En Türk özelliklerimiz; Türkçe düşünmektir
Türklerin birçok özelliği var. Hemen şuracıkta sayabileceğimiz içtenlik, cana yakın olma, duygusal, misafirperver, ataklık gibi dışarıdan görülebilen, fakında olunabilen özelliklerimiz. Bunlar ilk etapta dikkat çeken özelliklerimiz. Akdeniz insanı genelde zaten el kol hareketleriyle de kendini belli eder ve heyecanını tutamaz. Bizim erkeğimiz, kadınımız, çocuğumuz duygusaldır, ani refleks geliştirir, hemen yardımcı olmaya çalışır. Geçen hafta 7.si düzenlenen Etnospor kültür festivalinde çok güzel bir soruyla Cumhurbaşkanımız karşı karşıya kaldı. Cumhurbaşkanı Erdoğan’a bir çocuk soru yöneltti. Soru şu; en Türk özelliğiniz nedir? Kendisi de “Güzel konuşurum” dedi. Yani etkili konuşurum kitleleri hitabetimle tesir altına alabilirim demek istedi. Alt metinde bunlar yazıyordu. O halde hep birlikte düşünelim; “En Türk özelliğiniz nedir? “
Türkçe
Bir makalede merhum Prof. Dr. Şaban Teoman Duralı, dil ve devlet şeklinde teşkilatlanabilme, ordu yönetme becerisi ve ırkçılıktan, soy saplantısından uzak olma Türklerin tarih boyunca süreklilik gösteren temel özellikleri olmuştur, diyor. Buna katılmamak mümkün mü? Bizi esasen bir arada tutan en büyük özelliğimiz dilimiz Türkçedir. Bunun çok büyük bir zenginlik olduğunu ilerleyen yıllarda daha iyi anlayacağız. Zira Sovyet Sosyalist Birliği zamanında bağımsız olamayan Türk boyları baskılanmıştır. Hepsi komünist Rus rejiminde ister istemez dil, din ve geleneklerini yaşamak konusunda rahat olamamışlardır. Ancak bu dezavantajın da gözükmeyen bir avantaj kısmı olmuştur. Bu kadim Türk toplulukları kendilerini Rus emperyalizminden korumak için içlerine kapanmışlardır. Bu da onların özellikle gelenekler ve görenekler konusunda asimile olmalarını engellemiştir. Burada en büyük etken Türkçe olmuştur. Türkçenin hayatın her noktasında eşyasından, duygusuna kadar manilerine, türkülerine, ezgilerine kadar var olmaya devam etmiştir. Dışarıda okulda, devlet işlerinde ve işyerlerinde Rusça konuşsalar da aile içinde kendi mahallelerinde Türkçeyi asla bırakmamışlardır. Tabii onların konuştuğu Türkiye Türkçesinden daha değişik. Ancak dil yapısı yine aynı. Son 40, 50 senedir küreselleşme diye diye kültürleri sıfırlamayı planlayan o Siyonist akıl burada başarılı olamamıştır. Bu da tamamen Türkçe dilinin tüm Türk halklarını bir arada tutma motivasyonunun başarısıdır. Sadece kendini Türk olarak tanımlayanları değil, farklı etnik gruplara ait olsa dahi Türk coğrafyalarında yaşayan herkesi birleştiren en önemli özelliğimiz Türkçedir. O yüzden kadim dilleri bozmak için her yere İngilizce kelimeleri sıkıştırmaya çalışan bir tekno medya var. Gençlerin dilini bozarak onları bütün değerlerinden koparmaya çalışan bir anlayış bu. Ama burada en güçlü tutkal Türkçedir.
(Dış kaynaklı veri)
## Extend 16-tile Winograd form to 7x7 tap-group, sampling and scaled-concat convs

```diff
diff --git a/streamingflow_amd/csrc/conv_wino.hip b/streamingflow_amd/csrc/conv_wino.hip
--- a/streamingflow_amd/csrc/conv_wino.hip
+++ b/streamingflow_amd/csrc/conv_wino.hip
@@ -151,11 +151,11 @@
 #if !defined(SF_W5_MAGIC)
 #define SF_W5_MAGIC 1
 #endif
-template <int EPI, bool DIL = false, bool CAT = false, int TH_ = 4, int GRP = 1>
-__global__ __launch_bounds__(WN_THREADS, TH_ == 2 ? 6 : 4) void conv_wino5_kernel(const ConvLaunch L) {
-  static_assert(GRP == 1 || (GRP == 9 && !DIL && TH_ == 4), "tap groups: the 7x7 form");
+template <int EPI, bool DIL, bool CAT, int TH_, int GRP>
+__device__ __forceinline__ void conv_wino5_body(const ConvLaunch& L) {
+  static_assert(GRP == 1 || (GRP == 9 && !DIL), "tap groups: the 7x7 form");
   static_assert((EPI == EPI_LNG) == (GRP == 9), "the LayerNorm epilogue belongs to the 7x7 form");
-  static_assert(EPI != EPI_SAMPLE || (!DIL && TH_ == 4), "the sampling layer: plain / concatenated 32-tile forms");
+  static_assert(EPI != EPI_SAMPLE || !DIL, "the sampling layer: plain / concatenated forms");
   typedef Wino5Geo<DIL, CAT, TH_> G;
   constexpr int NB = G::NB;
   constexpr int COUT_T = G::COUT_T, TH = G::TH, TW = G::TW, WT = G::WT, PW = G::PW, NP = G::NP;
@@ -287,7 +287,9 @@
       ok = pix < G::NPX && ix >= 0 && iy >= 0;
     }
     const int pofs = DIL ? iy * W + ix : (iy >> up) * Win + (ix >> up) + (CAT ? run * img_px_i : 0);
-    if constexpr (GRP > 1) {
+    if constexpr (GRP > 1 && G::PV > 0) {
+      (void)ok; (void)pofs; (void)quad;
+    } else if constexpr (GRP > 1) {
       const bool in_blk = pix < G::NPX && (!CAT || (img + run < P.n_img && (run == 0 || cn0 < TW)));
       piy[d] = in_blk ? iy : -(1 << 20);
       pix_[d] = ix;
@@ -299,9 +301,9 @@
     }
   }
   int g_kc = 0, g_grp = 0;
-  constexpr bool CAT_SC = CAT && G::PV == 0 && G::SC > 0;
+  constexpr bool CAT_SC = CAT && G::SC > 0;
   int run_bits = 0;
-  if constexpr (CAT_SC) {
+  if constexpr (CAT_SC && G::PV == 0) {
 #pragma unroll
     for (int d = 0; d < NP; ++d) {
       const int pix = ((d * 8 + wave) * 64 + lane) >> 2;
@@ -311,7 +313,7 @@
   (void)run_bits;
   (void)g_kc; (void)g_grp;
   SF_STAMP_AT(L, 15);
-  if constexpr (G::PV > 0) {
+  if constexpr (G::PV > 0 && GRP == 1) {
     static_assert(G::PV == 0 || NP == 1, "one piece per wave");
     *(lds_int*)(PVbuf + tid) = pv0[0];
     *(lds_int*)(PVbuf + 512 + tid) = pv1[0];
@@ -321,7 +323,40 @@
     float* const dst = Pbuf + (G::NPB == 2 ? (kc & 1) : 0) * G::P_FLOATS;
     const bool from1 = !DIL && kc * 16 >= c0;
 #if defined(__HIP_DEVICE_COMPILE__)
-    if constexpr (GRP > 1) {
+    if constexpr (GRP > 1 && G::PV > 0) {
+      if (g_kc == 0) {
+        int t = wave * 64 + (int)__builtin_amdgcn_mbcnt_hi(~0u, __builtin_amdgcn_mbcnt_lo(~0u, 0u));
+        asm volatile("" : "+v"(t));
+        const int ga = (g_grp * 11) >> 5, gb = g_grp - 3 * ga;
+        const int sy = 3 * ga - 3, sx = 3 * gb - 3;
+        const int dlt = (sy * Win + sx) * 4;
+        const int pix = t >> 2, quad = t & 3;
+        const int py = pix / PW, px = pix - py * PW;
+        int iy = 2 * ty0 - 1 + py, ix = 2 * tx0 - 1 + px, run = 0;
+        unsigned in_blk = pix < G::NPX ? 1u : 0u;
+        if constexpr (CAT) {
+          run = px >= 2 * cn0 + 2 ? 1 : 0;
+          ix = run ? px - (2 * cn0 + 2) - 1 : ix;
+          const int run_ok = (img + 1 < P.n_img && cn0 < TW) ? 1 : 0;
+          in_blk &= (unsigned)((run ^ 1) | run_ok);
+        }
+        const int pofs = (iy >> up) * Win + (ix >> up) + (CAT ? run * img_px_i : 0);
+        const unsigned okg = in_blk & ((unsigned)(iy + sy) < (unsigned)H ? 1u : 0u) & ((unsigned)(ix + sx) < (unsigned)W ? 1u : 0u);
+        *(lds_int*)(PVbuf + t) = okg ? (pofs * P.in0_cs + quad * 4) * 4 + dlt * P.in0_cs : (int)0x80000000;
+        *(lds_int*)(PVbuf + 512 + t) = okg ? (pofs * P.in1_cs + quad * 4) * 4 + dlt * P.in1_cs : (int)0x80000000;
+      }
+      const bool f1 = g_kc * 16 >= c0;
+      if (npw > 0) {
+        int pv;
+        asm volatile("ds_read_b32 %0, %1\n\ts_waitcnt lgkmcnt(0)" : "=v"(pv) : "v"((int)(size_t)(lds_int*)(PVbuf + (f1 ? 512 : 0) + tid)) : "memory");
+        float* const dB = dst + wave * 256;
+        if (f1) __builtin_amdgcn_raw_ptr_buffer_load_lds(rsrc1, (wn_lds_void*)dB, 16, pv, (g_kc * 16 - c0) * 4, 0, 0);
+        else __builtin_amdgcn_raw_ptr_buffer_load_lds(rsrc0, (wn_lds_void*)dB, 16, pv, g_kc * 64, 0, 0);
+      }
+      if (++g_kc == nkc_g) { g_kc = 0; g_grp = __builtin_amdgcn_readfirstlane(g_grp + 1); }
+      (void)kc; (void)from1;
+      return;
+    } else if constexpr (GRP > 1) {
       if (g_kc == 0) {
         const int ga = (g_grp * 11) >> 5, gb = g_grp - 3 * ga;
         const int sy = 3 * ga - 3, sx = 3 * gb - 3;
@@ -383,7 +418,17 @@
   };
   auto scale_patch = [&](const int kc) {
     if constexpr (SCALED) {
-      if (scaled && kc * 16 < c0) {
+      if constexpr (CAT_SC && G::PV > 0) {
+        if (scaled && kc * 16 < c0 && npw > 0) {
+          int t = tid;
+          asm volatile("" : "+v"(t));
+          const int pix = t >> 2;
+          const bool nxt = (pix - (pix / PW) * PW) >= 2 * cn0 + 2;
+          typedef __attribute__((address_space(3))) f32x4 lds_f4w;
+          float* const q = Pbuf + t * 4;
+          *(lds_f4w*)q = wn_lds_read128(q) * wn_lds_read128(SCbuf + (nxt ? c0 : 0) + kc * 16 + (t & 3) * 4);
+        }
+      } else if (scaled && kc * 16 < c0) {
         const f32x4 s4 = wn_lds_read128(SCbuf + kc * 16 + (lane & 3) * 4);
         f32x4 s4n = s4;
         if constexpr (CAT_SC) s4n = wn_lds_read128(SCbuf + c0 + kc * 16 + (lane & 3) * 4);
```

Duygumuz düşüncemiz Türkçedir
Evet biz duygumuzun sancısını bile Türkçe ile yoğururuz. Bozlaklar, ağıtlar, ilahiler, deyişler, maniler hepsi Türkçe yaşanarak Türkçe dizerek oluşmuştur. Türk topraklarında yaşayan herkes bilir ki Türklerin yolculuğu bir yaşanmışlığın hikayesidir. Hiçbir objeye öylesine isim verilmemiştir. İnsanın en derin duygu ve düşüncelerinden adeta filizlenmiştir Türkçe. Türkçe su, ekmek, hava kadar doğaldır. Bir de Türkçe reddetmez kimseyi. Seni içine alır, benimser ve kucaklar. İhanetini görse dahi sana türküler yakarak yine de seni yaşatır. Ses varlığı açısında doğanın tınısıyla aynıdır. Yaprağın hışırtısında şşşş vardır. Rüzgârın uğultusunda vuuu vardır. Misafiri önce baş köşeye alır; yedirir, içirir yatak döşek kurar. Gideceği zaman da onu yine bırakmaz eline çıkınını verir. Sen onu unutamazsın. Tıpkı Türkçede sondaki ek gibidir misafirlik, dostluk, yabancılık hissetmezsin. Seni alır ar-ka-daş yapar. Daş ekiyle seni hayatına ortak eder. Hece hece adım adım seni bağrına alır. Mevki Türkçe olmasa da sonuna eklersen mevkidaş olur, al sana Türkçe kelime. Türk’te ırkçılığın işte bu yüzden yeri yoktur. Batılıya bile yüzünü kapamamış Television olmuş Televizyon. Duygumuzu yansıtan ne varsan düşüncemize de yerleşmiş. At başı gitmiş duygumuz, düşüncemiz. Biri alıp başını gitmemiş. Hep uyumlu, ahenk içinde olmuş dilimizle yaşantımız.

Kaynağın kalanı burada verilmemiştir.